Exercise brief |
Copy out exactly the lines below that run from the one holding "MAVA_ARG_CHECK((agents_view == nullptr)" to the one holding "8), AO = A * O;", keeping both of those lines and no others.

[Dataset items]
+extern "C" int mava_rollout_ff_f32(const float* actor_params, int n_actions, const float* critic_params, int critic_shared,
+                                   int E, int A, int O, int T, int time_limit, uint64_t policy_seed, uint64_t env_seed,
+                                   uint32_t t0, uint32_t row_offset, uint32_t env_offset, int reward_mode,
+                                   int32_t* step_count, float* run_return, int32_t* run_length, float* ep_return,
+                                   int32_t* ep_length, float* agents_view, float* global_state, uint8_t* action_mask,
+                                   int32_t* obs_step_count, int32_t* action, float* value, float* reward, float* log_prob,
+                                   uint8_t* done, float* last_val, float* info_return, int32_t* info_length,
+                                   uint8_t* info_terminal, float* adv, float* tgt, float gamma, float gae_lambda,
+                                   float* last_reward, uint8_t* last_done, int32_t* step_counter, uint16_t* state16,
+                                   uint32_t* state16_valid, uint16_t* view16, uint32_t* view16_valid, hipStream_t s) {
+  return mava_rollout_ff_flags_f32(actor_params, n_actions, critic_params, critic_shared, E, A, O, T, time_limit, policy_seed, env_seed, t0, row_offset, env_offset, reward_mode, step_count, run_return, run_length, ep_return, ep_length, agents_view, global_state, action_mask, obs_step_count, action, value, reward, log_prob, done, last_val, info_return, info_length, info_terminal, adv, tgt, gamma, gae_lambda, last_reward, last_done, step_counter, state16, state16_valid, view16, view16_valid, 0u, s);
+}
+
+namespace {
+struct ExpandArgs {
+  const _Float16* src[2];
+  float* dst[2];
+  const uint32_t* word[2];
+  long rows[2];
+  int ld[2], w[2];
+  int force;
+};
+constexpr int EXPAND_ROWS = 64;
+constexpr int EXPAND_LD_MAX = 288;
+__global__ __launch_bounds__(256) void rollout_expand_kernel(ExpandArgs x) {
+  __shared__ __attribute__((aligned(16))) _Float16 tile[EXPAND_ROWS * EXPAND_LD_MAX];
+  const int k = blockIdx.y;
+  if (x.src[k] == nullptr) return;
+  if (x.force == 0 && __builtin_amdgcn_readfirstlane((int)*x.word[k]) == 1) return;
+  const int ld = x.ld[k], w = x.w[k], nc = ld >> 3;
+  const long rows = x.rows[k], tiles = (rows + EXPAND_ROWS - 1) / EXPAND_ROWS;
+  const bool wide = (reinterpret_cast<uintptr_t>(x.dst[k]) & 15) == 0;
+  for (long tl = blockIdx.x; tl < tiles; tl += gridDim.x) {
+    const long row0 = tl * EXPAND_ROWS;
+    const int nr = (int)(rows - row0 < EXPAND_ROWS ? rows - row0 : EXPAND_ROWS);
+    const uint4* const src = reinterpret_cast<const uint4*>(x.src[k] + row0 * ld);
+    for (int j = threadIdx.x; j < nr * nc; j += 256) reinterpret_cast<uint4*>(tile)[j] = src[j];
+    __syncthreads();
+    float* const dst = x.dst[k] + row0 * w;
+    const int n = nr * w;
+    if (wide) {
+      for (int q = threadIdx.x; 4 * q < n; q += 256) {
+        int r = (4 * q) / w, c = 4 * q - r * w;
+        float v[4];
+#pragma unroll
+        for (int i = 0; i < 4; ++i) {
+          v[i] = (4 * q + i < n) ? (float)tile[r * ld + c] : 0.0f;
+          if (++c == w) { c = 0; ++r; }
+        }
+        if (4 * q + 4 <= n) {
+          reinterpret_cast<float4*>(dst)[q] = make_float4(v[0], v[1], v[2], v[3]);
+        } else {
+          for (int i = 0; 4 * q + i < n; ++i) dst[4 * q + i] = v[i];
+        }
+      }
+    } else {
+      for (int e = threadIdx.x; e < n; e += 256) {
+        const int r = e / w, c = e - r * w;
+        dst[e] = (float)tile[r * ld + c];
+      }
+    }
+    __syncthreads();
+  }
+}
+}
+
+extern "C" int mava_rollout_expand_f32(int T, int E, int A, int O, float* agents_view, const uint16_t* view16,
+                                       const uint32_t* view16_valid, float* global_state, const uint16_t* state16,
+                                       const uint32_t* state16_valid, int force, hipStream_t s) {
+  MAVA_ARG_CHECK(T >= 1 && E >= 1 && A >= 1 && O >= 1, 0, "mava_rollout_expand_f32: bad shape T=%d E=%d A=%d O=%d", T, E, A, O);
+  MAVA_ARG_CHECK((agents_view == nullptr) == (view16 == nullptr) && (view16 == nullptr) == (view16_valid == nullptr), 1,
+                 "mava_rollout_expand_f32: agents_view, view16 and view16_valid go together");
+  MAVA_ARG_CHECK((global_state == nullptr) == (state16 == nullptr) && (state16 == nullptr) == (state16_valid == nullptr), 1,
+                 "mava_rollout_expand_f32: global_state, state16 and state16_valid go together");
+  MAVA_ARG_CHECK(view16 != nullptr || state16 != nullptr, 1, "mava_rollout_expand_f32: no record given");
+  MAVA_ARG_CHECK(((uintptr_t)view16 | (uintptr_t)state16) % 16 == 0, 2, "mava_rollout_expand_f32: the records need 16-byte alignment");
+  const int W = A + O, RP = 8 * ((W + 8) / 8), AO = A * O;
+  MAVA_ARG_CHECK(state16 == nullptr || AO % 8 == 0, 2, "mava_rollout_expand_f32: state16 needs A*O %% 8 == 0 (A*O=%d)", AO);
+  MAVA_ARG_CHECK((view16 == nullptr || RP <= EXPAND_LD_MAX) && (state16 == nullptr || AO <= EXPAND_LD_MAX), 2,
+                 "mava_rollout_expand_f32: record rows of more than %d halves are not supported", EXPAND_LD_MAX);
+  if (T < 2) return MAVA_OK;
+  ExpandArgs x = {};
+  x.force = force ? 1 : 0;
+  long most = 0;
+  if (view16 != nullptr) {
+    const long EA = (long)E * A;
+    x.src[0] = reinterpret_cast<const _Float16*>(view16) + EA * RP; x.dst[0] = agents_view + EA * W; x.word[0] = view16_valid;
+    x.rows[0] = (long)(T - 1) * EA; x.ld[0] = RP; x.w[0] = W;
+    most = x.rows[0];
+  }
+  if (state16 != nullptr) {
+    x.src[1] = reinterpret_cast<const _Float16*>(state16) + (long)E * AO; x.dst[1] = global_state + (long)E * AO; x.word[1] = state16_valid;
+    x.rows[1] = (long)(T - 1) * E; x.ld[1] = AO; x.w[1] = AO;
+    most = x.rows[1] > most ? x.rows[1] : most;
+  }
+  const long tiles = mava_cdiv(most, (long)EXPAND_ROWS);
+  hipLaunchKernelGGL(rollout_expand_kernel, dim3((unsigned)(tiles > 2048 ? 2048 : tiles), 2), dim3(256), 0, s, x);
+  MAVA_LAUNCH_CHECK();
+  return MAVA_OK;
 }
 
 namespace {
diff --git a/mava_amd/learner.py b/mava_amd/learner.py
--- a/mava_amd/learner.py
+++ b/mava_amd/learner.py
@@ -9,13 +9,13 @@
 
 from . import ops, parallel, ppo_learner
 from .networks import FeedForwardActor, FeedForwardValueNet, MLPTorso
-from .ppo_learner import PPOLearner
+from .ppo_learner import LeanReplica, PPOLearner
 from .types import LearnerState, TimeStep
 
 
 class FFLearner(PPOLearner):
     def __init__(self, env, config, centralised_critic: bool, device: Optional[torch.device] = None):
-        super().__init__(env, config, centralised_critic, device,
+        super().__init__(env, config, centralised_critic, device, replica=LeanReplica,
                          ctx_kwargs={"critic_aggregation": os.environ.get("MAVA_CRITIC_AGGREGATION", "1") != "0"})
         s, env0, action_head = config.system, self.reps[0].env, self.action_head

Task output |
+  MAVA_ARG_CHECK((agents_view == nullptr) == (view16 == nullptr) && (view16 == nullptr) == (view16_valid == nullptr), 1,
+                 "mava_rollout_expand_f32: agents_view, view16 and view16_valid go together");
+  MAVA_ARG_CHECK((global_state == nullptr) == (state16 == nullptr) && (state16 == nullptr) == (state16_valid == nullptr), 1,
+                 "mava_rollout_expand_f32: global_state, state16 and state16_valid go together");
+  MAVA_ARG_CHECK(view16 != nullptr || state16 != nullptr, 1, "mava_rollout_expand_f32: no record given");
+  MAVA_ARG_CHECK(((uintptr_t)view16 | (uintptr_t)state16) % 16 == 0, 2, "mava_rollout_expand_f32: the records need 16-byte alignment");
+  const int W = A + O, RP = 8 * ((W + 8) / 8), AO = A * O;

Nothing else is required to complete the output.